**TASK PROMPT**
Find every line in the records below that contains the word "thresh", and copy each such line.

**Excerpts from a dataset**
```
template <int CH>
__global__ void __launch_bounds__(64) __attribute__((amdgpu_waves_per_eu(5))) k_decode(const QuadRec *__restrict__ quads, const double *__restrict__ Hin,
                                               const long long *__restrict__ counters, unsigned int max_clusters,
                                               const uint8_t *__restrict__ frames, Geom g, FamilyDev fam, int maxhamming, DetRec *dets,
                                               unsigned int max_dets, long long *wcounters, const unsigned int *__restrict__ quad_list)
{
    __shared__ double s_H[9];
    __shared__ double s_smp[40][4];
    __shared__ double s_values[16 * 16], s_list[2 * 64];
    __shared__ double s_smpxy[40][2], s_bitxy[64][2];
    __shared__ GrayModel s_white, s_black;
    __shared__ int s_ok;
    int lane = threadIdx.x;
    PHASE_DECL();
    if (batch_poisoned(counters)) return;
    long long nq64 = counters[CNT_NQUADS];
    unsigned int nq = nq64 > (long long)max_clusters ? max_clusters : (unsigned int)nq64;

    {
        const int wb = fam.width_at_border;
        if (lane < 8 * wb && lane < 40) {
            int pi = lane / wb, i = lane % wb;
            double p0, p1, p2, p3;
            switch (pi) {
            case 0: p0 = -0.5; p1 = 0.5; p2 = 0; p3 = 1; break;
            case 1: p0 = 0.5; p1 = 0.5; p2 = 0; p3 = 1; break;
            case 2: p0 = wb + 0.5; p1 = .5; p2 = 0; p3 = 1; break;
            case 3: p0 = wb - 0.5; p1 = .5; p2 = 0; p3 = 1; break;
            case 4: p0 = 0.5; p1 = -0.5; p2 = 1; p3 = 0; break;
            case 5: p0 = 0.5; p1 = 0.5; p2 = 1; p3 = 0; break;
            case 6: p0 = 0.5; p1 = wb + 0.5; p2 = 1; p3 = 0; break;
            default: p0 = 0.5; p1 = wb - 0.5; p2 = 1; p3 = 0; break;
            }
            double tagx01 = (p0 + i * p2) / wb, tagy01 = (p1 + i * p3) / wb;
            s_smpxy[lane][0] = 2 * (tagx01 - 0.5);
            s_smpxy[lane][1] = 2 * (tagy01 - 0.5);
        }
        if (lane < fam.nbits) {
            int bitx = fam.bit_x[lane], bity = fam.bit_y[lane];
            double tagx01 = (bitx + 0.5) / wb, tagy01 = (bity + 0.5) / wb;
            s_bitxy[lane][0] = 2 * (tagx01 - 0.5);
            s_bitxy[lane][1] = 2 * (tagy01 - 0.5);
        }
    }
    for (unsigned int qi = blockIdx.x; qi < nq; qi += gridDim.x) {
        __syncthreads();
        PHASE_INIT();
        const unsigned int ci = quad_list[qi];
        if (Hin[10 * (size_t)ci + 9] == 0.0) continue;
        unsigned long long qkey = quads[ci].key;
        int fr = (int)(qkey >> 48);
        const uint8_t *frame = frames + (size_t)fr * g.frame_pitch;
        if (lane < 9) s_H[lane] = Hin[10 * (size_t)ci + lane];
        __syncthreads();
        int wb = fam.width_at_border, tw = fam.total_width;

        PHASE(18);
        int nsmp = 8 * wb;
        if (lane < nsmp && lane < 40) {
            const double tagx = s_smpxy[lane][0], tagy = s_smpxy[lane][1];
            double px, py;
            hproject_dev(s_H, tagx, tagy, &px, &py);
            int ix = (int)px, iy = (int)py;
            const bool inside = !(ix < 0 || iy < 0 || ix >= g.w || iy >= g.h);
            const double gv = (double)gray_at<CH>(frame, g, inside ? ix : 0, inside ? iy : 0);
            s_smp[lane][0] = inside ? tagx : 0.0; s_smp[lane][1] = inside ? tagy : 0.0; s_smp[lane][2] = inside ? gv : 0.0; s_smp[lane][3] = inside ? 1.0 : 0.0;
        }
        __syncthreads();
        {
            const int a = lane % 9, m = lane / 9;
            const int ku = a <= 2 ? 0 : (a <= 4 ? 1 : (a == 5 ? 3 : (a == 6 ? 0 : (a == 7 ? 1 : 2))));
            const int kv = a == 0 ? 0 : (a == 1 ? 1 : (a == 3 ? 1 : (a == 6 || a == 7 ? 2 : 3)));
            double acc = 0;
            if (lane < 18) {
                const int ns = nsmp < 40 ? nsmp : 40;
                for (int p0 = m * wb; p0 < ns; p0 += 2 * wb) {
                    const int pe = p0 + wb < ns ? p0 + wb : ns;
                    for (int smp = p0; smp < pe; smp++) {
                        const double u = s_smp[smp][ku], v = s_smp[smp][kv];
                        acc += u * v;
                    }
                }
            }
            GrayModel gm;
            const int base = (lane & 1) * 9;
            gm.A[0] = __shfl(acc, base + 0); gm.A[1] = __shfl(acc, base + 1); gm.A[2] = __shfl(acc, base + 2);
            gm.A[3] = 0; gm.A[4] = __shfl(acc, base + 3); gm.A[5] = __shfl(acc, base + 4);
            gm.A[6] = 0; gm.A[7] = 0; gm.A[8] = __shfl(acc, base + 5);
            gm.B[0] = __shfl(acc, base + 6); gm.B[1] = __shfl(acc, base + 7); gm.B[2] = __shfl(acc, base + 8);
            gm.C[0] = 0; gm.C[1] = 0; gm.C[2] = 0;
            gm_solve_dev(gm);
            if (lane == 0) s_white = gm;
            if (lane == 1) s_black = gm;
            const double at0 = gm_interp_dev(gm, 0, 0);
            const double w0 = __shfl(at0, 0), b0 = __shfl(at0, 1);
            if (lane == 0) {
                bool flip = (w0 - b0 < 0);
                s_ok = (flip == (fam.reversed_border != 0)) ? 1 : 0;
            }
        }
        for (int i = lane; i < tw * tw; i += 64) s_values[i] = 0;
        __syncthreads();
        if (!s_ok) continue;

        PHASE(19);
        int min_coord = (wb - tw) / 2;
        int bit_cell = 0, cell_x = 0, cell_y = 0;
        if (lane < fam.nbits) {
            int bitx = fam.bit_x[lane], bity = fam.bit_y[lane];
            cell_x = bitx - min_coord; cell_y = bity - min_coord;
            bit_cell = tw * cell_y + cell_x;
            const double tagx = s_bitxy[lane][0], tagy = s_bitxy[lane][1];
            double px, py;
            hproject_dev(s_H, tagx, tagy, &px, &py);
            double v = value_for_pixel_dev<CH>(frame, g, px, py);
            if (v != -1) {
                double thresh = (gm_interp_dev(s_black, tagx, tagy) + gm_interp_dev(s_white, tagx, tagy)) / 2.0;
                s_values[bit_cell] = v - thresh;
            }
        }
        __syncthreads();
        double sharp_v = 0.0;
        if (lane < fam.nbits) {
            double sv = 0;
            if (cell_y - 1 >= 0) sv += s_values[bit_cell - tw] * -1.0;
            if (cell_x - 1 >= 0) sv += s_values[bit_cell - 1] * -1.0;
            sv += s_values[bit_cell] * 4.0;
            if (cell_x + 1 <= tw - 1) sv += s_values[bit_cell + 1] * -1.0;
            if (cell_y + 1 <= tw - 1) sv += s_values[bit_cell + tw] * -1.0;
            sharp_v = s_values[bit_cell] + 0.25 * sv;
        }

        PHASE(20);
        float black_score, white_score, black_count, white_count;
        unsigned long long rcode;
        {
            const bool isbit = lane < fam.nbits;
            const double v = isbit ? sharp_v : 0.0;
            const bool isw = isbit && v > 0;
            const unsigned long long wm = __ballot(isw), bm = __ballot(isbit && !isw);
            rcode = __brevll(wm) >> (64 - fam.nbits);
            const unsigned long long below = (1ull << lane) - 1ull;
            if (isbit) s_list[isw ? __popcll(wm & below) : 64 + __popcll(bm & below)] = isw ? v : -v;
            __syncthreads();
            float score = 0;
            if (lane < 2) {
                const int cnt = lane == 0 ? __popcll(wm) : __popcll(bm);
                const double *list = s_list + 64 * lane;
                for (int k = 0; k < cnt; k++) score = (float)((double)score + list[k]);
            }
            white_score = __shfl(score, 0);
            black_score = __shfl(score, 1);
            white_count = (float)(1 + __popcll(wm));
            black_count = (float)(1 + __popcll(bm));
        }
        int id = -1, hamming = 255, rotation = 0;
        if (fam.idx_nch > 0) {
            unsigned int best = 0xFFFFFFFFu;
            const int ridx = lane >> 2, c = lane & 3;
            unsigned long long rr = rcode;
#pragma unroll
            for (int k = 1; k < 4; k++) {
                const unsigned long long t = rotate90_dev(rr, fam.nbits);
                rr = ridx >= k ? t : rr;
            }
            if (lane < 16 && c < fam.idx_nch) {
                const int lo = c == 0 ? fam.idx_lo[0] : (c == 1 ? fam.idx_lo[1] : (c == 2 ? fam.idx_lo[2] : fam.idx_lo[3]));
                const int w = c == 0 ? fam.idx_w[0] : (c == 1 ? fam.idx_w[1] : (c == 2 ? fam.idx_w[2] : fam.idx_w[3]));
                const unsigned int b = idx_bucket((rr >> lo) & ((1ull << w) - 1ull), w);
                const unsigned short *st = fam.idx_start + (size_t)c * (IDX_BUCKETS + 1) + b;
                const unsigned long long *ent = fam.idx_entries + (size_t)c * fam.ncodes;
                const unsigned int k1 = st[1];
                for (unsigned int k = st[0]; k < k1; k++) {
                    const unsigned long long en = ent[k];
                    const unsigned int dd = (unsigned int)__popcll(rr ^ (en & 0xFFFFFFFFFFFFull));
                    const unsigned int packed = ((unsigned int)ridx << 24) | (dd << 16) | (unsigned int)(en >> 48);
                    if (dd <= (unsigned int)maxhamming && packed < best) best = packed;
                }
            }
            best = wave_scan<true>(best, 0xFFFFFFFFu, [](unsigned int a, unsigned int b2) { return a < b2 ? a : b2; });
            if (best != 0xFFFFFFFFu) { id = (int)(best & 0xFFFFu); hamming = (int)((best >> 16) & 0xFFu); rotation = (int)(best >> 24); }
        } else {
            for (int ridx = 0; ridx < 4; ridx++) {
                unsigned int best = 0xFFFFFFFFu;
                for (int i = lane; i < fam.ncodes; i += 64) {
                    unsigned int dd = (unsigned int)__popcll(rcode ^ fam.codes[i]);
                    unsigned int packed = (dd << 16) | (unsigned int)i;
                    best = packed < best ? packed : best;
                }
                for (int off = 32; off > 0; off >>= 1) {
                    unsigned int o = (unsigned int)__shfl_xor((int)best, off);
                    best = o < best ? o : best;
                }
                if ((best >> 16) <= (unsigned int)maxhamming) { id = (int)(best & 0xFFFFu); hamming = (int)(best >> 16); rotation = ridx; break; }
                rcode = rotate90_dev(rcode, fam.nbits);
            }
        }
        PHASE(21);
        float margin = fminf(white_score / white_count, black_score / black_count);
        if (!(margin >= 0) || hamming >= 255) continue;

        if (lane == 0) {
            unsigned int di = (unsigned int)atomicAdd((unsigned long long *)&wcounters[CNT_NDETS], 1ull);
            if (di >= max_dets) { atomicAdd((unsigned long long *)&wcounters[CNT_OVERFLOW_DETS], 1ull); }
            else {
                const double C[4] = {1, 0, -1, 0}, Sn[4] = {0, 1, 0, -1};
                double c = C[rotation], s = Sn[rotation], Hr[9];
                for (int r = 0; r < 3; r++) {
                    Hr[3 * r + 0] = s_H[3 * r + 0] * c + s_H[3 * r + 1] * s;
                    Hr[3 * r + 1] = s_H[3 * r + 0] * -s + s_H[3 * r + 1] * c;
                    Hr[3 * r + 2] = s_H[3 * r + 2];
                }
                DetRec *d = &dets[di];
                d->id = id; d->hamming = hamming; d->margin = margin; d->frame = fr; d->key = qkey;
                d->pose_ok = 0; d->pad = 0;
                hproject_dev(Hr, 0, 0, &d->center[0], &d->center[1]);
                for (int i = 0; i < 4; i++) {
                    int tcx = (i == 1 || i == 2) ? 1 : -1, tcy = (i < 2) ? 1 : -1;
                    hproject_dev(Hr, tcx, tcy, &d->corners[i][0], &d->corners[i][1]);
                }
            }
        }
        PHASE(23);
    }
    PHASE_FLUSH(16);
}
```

**OUTPUT OF THE EXERCISE**
                double thresh = (gm_interp_dev(s_black, tagx, tagy) + gm_interp_dev(s_white, tagx, tagy)) / 2.0;
                s_values[bit_cell] = v - thresh;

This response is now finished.